Report all lines in the records that hold the string "typename".

═══ INPUT FOR THIS TASK

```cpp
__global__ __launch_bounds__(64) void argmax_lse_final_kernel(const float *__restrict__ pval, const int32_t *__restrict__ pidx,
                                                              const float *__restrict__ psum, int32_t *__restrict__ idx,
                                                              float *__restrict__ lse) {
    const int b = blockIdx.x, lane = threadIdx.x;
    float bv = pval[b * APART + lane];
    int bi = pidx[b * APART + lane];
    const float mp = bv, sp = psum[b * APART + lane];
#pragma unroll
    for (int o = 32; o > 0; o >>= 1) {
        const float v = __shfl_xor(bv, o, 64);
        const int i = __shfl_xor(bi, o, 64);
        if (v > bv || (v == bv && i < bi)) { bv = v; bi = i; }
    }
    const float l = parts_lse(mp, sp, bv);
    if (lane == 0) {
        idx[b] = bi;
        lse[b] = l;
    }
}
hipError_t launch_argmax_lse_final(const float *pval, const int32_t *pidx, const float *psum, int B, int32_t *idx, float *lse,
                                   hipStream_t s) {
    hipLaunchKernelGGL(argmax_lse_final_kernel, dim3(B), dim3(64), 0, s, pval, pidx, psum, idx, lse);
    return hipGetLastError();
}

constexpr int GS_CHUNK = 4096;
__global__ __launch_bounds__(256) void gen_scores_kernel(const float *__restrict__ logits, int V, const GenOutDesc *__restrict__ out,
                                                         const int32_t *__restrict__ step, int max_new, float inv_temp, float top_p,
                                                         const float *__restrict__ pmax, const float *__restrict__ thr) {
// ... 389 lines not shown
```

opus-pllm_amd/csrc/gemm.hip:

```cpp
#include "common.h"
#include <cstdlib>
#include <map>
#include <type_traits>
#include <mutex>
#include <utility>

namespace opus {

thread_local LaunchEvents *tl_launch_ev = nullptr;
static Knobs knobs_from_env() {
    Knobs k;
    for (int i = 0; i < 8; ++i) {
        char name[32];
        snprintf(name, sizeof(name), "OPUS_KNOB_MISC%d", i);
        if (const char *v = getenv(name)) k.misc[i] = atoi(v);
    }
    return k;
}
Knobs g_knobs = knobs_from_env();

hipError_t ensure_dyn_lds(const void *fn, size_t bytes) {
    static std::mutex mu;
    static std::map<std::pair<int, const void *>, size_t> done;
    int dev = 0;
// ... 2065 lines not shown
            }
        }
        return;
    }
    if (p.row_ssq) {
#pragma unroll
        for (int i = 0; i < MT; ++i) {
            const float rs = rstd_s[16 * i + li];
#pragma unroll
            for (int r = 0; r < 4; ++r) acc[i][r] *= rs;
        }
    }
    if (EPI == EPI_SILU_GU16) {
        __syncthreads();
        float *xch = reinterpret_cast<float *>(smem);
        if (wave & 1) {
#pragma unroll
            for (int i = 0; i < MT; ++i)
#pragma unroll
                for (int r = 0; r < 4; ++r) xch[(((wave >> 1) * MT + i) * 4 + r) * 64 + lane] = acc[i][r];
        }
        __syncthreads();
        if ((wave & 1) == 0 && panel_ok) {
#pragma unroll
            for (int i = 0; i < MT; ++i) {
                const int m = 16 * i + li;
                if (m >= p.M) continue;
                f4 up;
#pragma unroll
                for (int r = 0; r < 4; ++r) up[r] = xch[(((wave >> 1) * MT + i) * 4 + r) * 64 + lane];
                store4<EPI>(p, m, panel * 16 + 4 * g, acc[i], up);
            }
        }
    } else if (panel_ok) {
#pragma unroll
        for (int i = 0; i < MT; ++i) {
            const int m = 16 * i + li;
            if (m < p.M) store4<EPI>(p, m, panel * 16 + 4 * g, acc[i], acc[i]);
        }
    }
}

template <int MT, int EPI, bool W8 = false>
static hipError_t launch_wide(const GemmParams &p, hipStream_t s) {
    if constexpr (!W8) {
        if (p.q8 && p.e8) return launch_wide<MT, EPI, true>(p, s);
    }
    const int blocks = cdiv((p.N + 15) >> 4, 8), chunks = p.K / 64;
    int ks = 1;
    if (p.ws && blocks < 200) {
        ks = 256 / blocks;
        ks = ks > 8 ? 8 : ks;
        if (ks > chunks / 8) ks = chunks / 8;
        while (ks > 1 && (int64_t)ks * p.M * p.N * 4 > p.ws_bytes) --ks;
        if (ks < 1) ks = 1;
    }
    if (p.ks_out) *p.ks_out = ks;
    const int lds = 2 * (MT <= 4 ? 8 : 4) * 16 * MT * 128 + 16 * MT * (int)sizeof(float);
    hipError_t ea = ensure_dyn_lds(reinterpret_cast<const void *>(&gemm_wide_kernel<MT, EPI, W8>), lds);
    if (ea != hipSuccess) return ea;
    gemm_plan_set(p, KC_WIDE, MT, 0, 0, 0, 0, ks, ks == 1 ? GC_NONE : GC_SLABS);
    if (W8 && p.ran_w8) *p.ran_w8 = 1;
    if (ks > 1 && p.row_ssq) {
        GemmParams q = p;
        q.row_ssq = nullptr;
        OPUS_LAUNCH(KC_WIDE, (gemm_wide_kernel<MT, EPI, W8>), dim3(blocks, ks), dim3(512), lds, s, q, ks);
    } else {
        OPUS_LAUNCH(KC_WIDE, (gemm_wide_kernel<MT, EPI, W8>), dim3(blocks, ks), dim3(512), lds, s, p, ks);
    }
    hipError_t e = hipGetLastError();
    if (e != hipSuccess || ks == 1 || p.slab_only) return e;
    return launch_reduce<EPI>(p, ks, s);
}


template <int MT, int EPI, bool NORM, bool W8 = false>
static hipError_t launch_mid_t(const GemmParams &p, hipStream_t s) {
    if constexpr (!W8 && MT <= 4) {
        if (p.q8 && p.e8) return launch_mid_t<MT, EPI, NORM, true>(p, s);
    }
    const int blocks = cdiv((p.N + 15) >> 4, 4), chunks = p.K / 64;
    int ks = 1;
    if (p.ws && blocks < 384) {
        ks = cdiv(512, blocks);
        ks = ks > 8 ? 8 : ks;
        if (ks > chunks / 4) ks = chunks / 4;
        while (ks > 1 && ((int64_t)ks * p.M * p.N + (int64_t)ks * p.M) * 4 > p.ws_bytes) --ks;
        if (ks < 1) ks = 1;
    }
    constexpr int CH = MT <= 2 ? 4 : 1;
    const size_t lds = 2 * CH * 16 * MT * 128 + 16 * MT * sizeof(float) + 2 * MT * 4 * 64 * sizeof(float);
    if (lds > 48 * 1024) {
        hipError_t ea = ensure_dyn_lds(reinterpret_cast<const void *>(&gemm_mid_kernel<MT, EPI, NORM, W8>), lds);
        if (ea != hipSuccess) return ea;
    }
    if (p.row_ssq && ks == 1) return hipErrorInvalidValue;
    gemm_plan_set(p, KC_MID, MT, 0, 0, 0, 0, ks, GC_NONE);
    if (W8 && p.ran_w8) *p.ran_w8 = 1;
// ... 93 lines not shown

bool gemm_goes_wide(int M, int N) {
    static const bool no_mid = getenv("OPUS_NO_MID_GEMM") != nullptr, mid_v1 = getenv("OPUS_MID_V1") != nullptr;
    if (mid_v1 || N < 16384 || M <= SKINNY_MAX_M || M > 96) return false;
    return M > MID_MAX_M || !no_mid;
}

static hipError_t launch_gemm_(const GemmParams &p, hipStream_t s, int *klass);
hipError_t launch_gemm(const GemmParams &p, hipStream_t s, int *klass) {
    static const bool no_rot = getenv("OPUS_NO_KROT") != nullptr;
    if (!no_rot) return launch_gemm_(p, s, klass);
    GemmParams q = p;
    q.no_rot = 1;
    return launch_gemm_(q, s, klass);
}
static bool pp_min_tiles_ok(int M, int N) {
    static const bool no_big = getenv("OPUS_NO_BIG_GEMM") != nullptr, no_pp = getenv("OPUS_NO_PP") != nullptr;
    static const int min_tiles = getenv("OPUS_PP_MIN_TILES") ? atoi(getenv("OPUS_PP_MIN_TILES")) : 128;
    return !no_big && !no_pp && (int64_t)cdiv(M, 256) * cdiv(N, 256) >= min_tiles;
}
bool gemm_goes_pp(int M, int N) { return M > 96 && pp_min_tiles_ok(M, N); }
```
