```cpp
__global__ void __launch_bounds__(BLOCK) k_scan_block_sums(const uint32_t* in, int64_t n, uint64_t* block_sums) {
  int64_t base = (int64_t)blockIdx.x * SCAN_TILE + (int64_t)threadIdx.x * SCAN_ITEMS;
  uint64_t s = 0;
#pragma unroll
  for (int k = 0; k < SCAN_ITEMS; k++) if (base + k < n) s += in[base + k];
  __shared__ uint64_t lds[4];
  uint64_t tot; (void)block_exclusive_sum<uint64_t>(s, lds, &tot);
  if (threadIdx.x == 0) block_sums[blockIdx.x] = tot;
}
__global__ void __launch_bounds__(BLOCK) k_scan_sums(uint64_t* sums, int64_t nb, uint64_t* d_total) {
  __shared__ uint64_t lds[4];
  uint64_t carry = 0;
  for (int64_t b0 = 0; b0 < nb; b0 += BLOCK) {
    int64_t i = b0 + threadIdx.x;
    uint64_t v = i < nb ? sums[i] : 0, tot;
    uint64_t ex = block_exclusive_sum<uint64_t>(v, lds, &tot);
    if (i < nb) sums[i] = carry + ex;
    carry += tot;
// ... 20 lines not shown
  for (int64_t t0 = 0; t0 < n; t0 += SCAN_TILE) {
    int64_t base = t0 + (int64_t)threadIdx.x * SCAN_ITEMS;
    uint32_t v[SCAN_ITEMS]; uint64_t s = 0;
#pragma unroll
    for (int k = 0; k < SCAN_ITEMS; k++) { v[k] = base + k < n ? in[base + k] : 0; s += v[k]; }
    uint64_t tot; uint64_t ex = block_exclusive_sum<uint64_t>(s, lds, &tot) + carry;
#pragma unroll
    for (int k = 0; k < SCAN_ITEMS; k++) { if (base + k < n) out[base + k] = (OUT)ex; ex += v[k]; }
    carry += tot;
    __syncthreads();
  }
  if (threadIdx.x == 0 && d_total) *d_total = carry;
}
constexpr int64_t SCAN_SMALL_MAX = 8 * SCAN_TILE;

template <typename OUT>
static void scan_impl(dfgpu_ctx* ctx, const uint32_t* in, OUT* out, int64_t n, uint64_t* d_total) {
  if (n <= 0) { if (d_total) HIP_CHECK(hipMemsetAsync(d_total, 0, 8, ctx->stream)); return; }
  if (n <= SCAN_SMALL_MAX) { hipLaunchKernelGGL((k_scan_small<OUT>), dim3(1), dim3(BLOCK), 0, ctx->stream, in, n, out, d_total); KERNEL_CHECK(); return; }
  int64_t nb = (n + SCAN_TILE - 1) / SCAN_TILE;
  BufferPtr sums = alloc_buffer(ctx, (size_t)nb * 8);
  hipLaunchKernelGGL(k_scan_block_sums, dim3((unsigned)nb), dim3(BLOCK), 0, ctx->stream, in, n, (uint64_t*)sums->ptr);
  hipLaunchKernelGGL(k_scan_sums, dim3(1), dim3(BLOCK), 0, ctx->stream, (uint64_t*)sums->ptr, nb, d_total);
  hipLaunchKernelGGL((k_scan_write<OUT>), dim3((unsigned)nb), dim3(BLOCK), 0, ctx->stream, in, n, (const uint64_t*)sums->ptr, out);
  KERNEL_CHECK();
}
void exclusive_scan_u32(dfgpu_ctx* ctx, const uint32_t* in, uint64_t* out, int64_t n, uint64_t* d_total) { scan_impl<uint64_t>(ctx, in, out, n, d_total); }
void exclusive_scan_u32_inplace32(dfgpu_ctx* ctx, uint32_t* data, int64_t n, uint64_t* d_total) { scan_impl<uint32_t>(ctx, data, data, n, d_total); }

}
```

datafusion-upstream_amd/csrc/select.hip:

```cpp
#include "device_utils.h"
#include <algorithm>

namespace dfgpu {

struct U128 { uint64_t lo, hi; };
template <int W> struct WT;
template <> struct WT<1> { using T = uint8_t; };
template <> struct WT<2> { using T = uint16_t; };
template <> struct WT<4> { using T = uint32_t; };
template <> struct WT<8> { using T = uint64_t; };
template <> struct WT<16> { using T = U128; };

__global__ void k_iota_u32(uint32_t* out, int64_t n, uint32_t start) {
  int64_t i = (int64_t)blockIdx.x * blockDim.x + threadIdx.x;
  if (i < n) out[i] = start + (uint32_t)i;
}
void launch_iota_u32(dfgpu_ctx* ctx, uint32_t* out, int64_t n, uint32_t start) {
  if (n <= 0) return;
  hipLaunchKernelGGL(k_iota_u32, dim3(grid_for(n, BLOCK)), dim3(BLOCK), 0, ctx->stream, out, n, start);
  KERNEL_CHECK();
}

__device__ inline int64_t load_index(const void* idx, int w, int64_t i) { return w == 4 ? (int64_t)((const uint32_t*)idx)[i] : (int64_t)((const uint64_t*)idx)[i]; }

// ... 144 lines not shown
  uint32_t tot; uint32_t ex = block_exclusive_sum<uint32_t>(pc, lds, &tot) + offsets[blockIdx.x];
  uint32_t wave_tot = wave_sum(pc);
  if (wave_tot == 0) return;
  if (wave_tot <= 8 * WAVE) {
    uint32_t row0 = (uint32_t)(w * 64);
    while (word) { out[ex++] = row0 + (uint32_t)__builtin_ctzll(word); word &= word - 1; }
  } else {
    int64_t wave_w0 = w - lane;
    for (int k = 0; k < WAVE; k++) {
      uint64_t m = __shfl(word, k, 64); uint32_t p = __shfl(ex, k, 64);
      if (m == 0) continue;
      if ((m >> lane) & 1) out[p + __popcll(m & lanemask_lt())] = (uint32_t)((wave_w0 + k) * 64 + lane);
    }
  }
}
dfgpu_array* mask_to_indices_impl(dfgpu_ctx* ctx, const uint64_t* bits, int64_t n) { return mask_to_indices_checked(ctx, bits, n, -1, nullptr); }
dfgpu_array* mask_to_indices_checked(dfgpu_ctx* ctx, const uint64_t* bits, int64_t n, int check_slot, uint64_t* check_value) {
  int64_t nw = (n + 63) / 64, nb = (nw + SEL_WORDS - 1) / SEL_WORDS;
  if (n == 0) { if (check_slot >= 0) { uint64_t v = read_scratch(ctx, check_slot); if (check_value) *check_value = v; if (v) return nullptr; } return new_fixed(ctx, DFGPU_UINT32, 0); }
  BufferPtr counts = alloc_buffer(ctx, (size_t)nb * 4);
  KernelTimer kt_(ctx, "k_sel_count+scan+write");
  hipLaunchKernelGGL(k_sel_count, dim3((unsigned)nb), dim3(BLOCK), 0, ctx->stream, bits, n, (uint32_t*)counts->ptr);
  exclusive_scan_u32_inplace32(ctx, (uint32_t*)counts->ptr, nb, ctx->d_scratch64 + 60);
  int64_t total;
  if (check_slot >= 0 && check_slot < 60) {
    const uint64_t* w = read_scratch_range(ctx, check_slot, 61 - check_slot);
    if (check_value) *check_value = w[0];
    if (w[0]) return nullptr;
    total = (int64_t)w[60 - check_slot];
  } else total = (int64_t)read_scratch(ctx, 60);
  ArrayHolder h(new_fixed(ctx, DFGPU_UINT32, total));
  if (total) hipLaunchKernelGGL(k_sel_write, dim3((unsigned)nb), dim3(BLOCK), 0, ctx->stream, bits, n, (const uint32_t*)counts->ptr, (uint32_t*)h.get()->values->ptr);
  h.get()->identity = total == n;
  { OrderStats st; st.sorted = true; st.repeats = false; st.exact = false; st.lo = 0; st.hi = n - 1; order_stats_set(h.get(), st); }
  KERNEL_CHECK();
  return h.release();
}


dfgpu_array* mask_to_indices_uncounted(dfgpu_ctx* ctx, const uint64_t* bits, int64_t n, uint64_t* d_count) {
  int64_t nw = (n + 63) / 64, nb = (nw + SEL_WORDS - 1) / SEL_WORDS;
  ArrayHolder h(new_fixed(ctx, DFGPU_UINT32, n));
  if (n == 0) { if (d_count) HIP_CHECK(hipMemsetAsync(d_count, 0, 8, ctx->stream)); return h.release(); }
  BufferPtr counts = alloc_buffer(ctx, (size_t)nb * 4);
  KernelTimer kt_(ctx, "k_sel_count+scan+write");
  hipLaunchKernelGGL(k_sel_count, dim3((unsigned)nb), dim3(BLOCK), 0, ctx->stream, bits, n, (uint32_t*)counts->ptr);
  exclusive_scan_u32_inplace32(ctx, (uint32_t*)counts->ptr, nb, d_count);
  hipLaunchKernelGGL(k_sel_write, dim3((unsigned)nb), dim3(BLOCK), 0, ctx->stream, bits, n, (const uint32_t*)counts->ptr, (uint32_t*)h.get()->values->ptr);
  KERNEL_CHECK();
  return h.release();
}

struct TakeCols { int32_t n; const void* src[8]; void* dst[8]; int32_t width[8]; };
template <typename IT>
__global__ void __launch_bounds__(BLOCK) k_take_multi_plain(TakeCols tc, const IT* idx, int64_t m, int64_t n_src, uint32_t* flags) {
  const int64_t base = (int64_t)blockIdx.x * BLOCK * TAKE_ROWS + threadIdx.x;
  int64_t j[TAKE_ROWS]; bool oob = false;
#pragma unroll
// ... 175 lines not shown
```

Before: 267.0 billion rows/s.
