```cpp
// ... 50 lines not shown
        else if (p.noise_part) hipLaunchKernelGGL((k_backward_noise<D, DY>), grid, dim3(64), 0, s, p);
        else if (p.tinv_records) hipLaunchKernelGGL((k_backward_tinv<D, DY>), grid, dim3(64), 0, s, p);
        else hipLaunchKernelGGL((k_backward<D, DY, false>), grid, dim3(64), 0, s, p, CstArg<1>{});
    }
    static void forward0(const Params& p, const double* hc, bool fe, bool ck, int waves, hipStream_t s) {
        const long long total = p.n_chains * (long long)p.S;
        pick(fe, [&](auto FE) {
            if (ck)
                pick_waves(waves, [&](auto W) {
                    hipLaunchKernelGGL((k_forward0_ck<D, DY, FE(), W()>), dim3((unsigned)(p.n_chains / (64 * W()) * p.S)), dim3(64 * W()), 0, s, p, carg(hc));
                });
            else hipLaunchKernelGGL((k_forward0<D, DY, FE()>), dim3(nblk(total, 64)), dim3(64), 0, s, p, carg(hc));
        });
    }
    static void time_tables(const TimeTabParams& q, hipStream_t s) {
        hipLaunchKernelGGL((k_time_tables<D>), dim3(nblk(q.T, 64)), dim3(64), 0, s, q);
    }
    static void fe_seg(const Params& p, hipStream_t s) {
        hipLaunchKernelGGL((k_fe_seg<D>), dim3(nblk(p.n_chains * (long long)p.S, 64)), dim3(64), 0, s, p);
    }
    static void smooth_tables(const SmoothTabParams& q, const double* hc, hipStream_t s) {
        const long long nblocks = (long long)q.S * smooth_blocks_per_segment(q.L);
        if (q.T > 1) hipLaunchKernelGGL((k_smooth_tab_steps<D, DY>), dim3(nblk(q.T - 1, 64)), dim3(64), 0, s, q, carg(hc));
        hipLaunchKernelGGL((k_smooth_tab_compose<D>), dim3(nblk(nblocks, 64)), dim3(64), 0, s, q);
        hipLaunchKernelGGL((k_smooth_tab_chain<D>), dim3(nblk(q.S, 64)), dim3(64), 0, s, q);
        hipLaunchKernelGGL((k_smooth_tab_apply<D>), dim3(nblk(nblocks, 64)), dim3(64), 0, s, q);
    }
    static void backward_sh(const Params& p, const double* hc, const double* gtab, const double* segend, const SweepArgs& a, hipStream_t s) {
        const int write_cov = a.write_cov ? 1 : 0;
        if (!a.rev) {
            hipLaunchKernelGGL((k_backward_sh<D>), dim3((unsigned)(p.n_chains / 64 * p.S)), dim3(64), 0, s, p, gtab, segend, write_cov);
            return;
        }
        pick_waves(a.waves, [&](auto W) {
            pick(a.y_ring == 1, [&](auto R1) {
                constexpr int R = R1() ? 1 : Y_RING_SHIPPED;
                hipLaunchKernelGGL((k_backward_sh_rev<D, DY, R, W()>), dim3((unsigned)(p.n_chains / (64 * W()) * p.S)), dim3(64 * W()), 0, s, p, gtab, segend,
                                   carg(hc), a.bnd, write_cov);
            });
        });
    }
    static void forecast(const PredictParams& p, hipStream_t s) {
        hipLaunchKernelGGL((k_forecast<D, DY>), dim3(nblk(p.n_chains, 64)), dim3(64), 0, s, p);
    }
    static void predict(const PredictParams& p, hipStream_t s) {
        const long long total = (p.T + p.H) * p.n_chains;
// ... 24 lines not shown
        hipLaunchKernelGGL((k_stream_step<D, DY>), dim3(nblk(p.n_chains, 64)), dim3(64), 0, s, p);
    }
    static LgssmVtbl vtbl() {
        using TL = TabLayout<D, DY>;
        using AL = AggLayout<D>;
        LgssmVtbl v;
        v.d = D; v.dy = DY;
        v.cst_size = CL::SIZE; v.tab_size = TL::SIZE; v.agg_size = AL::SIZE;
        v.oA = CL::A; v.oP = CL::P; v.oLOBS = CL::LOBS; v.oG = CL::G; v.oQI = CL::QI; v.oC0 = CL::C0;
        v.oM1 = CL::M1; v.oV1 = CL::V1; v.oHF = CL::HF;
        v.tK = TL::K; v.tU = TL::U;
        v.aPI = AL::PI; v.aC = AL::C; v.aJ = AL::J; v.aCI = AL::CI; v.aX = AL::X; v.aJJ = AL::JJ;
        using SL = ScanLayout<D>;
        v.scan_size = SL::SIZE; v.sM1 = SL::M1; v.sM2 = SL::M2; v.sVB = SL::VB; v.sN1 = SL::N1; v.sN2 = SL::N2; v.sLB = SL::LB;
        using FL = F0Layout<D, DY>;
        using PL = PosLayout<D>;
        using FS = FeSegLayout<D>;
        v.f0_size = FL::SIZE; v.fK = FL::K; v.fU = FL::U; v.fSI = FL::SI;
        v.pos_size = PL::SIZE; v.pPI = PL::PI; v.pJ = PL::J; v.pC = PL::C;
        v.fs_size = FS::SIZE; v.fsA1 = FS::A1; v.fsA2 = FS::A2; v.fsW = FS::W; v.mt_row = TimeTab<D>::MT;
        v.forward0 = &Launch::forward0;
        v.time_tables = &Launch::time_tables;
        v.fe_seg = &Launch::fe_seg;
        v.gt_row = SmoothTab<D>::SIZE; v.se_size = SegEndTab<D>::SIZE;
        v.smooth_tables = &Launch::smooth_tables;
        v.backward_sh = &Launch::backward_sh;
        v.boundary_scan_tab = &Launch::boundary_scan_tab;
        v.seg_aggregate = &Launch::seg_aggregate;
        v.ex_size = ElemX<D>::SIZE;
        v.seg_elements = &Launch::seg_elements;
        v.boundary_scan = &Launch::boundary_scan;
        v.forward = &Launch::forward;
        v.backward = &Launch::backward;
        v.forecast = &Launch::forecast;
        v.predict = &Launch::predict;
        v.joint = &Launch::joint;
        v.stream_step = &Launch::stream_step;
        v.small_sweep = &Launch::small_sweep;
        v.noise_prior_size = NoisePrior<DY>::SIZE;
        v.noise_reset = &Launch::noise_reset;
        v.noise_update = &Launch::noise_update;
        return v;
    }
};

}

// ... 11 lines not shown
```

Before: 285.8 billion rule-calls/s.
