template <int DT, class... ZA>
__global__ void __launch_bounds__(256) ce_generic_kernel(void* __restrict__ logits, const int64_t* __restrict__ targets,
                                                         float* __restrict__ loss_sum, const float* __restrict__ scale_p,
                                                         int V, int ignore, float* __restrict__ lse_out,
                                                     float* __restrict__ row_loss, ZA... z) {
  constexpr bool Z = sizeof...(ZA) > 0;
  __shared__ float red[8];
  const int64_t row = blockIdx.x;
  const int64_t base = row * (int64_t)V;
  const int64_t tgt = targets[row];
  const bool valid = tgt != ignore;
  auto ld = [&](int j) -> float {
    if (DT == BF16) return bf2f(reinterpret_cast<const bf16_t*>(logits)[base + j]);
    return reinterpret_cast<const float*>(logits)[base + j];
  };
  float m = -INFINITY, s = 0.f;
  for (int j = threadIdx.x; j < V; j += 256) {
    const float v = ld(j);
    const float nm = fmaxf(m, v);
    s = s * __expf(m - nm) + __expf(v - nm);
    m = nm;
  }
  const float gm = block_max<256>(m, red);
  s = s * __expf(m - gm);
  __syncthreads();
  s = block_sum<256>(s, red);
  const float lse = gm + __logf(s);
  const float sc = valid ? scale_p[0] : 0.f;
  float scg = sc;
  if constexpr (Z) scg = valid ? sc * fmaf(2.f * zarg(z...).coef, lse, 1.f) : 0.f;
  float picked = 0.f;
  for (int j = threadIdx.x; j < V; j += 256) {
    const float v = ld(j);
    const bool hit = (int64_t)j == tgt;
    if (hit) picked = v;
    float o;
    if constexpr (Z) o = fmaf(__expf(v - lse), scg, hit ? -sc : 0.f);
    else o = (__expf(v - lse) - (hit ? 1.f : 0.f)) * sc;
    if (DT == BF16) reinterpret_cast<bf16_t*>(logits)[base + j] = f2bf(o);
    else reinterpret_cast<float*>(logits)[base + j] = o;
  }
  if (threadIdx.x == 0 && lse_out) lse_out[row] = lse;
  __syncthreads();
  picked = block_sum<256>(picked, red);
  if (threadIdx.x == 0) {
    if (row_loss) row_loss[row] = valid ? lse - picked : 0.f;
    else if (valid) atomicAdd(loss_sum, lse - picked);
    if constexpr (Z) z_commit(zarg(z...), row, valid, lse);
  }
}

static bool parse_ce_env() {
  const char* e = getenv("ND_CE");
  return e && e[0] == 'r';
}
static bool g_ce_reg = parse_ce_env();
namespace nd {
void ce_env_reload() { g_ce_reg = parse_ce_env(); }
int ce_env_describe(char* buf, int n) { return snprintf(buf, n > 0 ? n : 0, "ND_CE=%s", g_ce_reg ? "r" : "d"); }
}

══════

WRITTEN ANSWER:
template <typename OUT>
template <typename IT>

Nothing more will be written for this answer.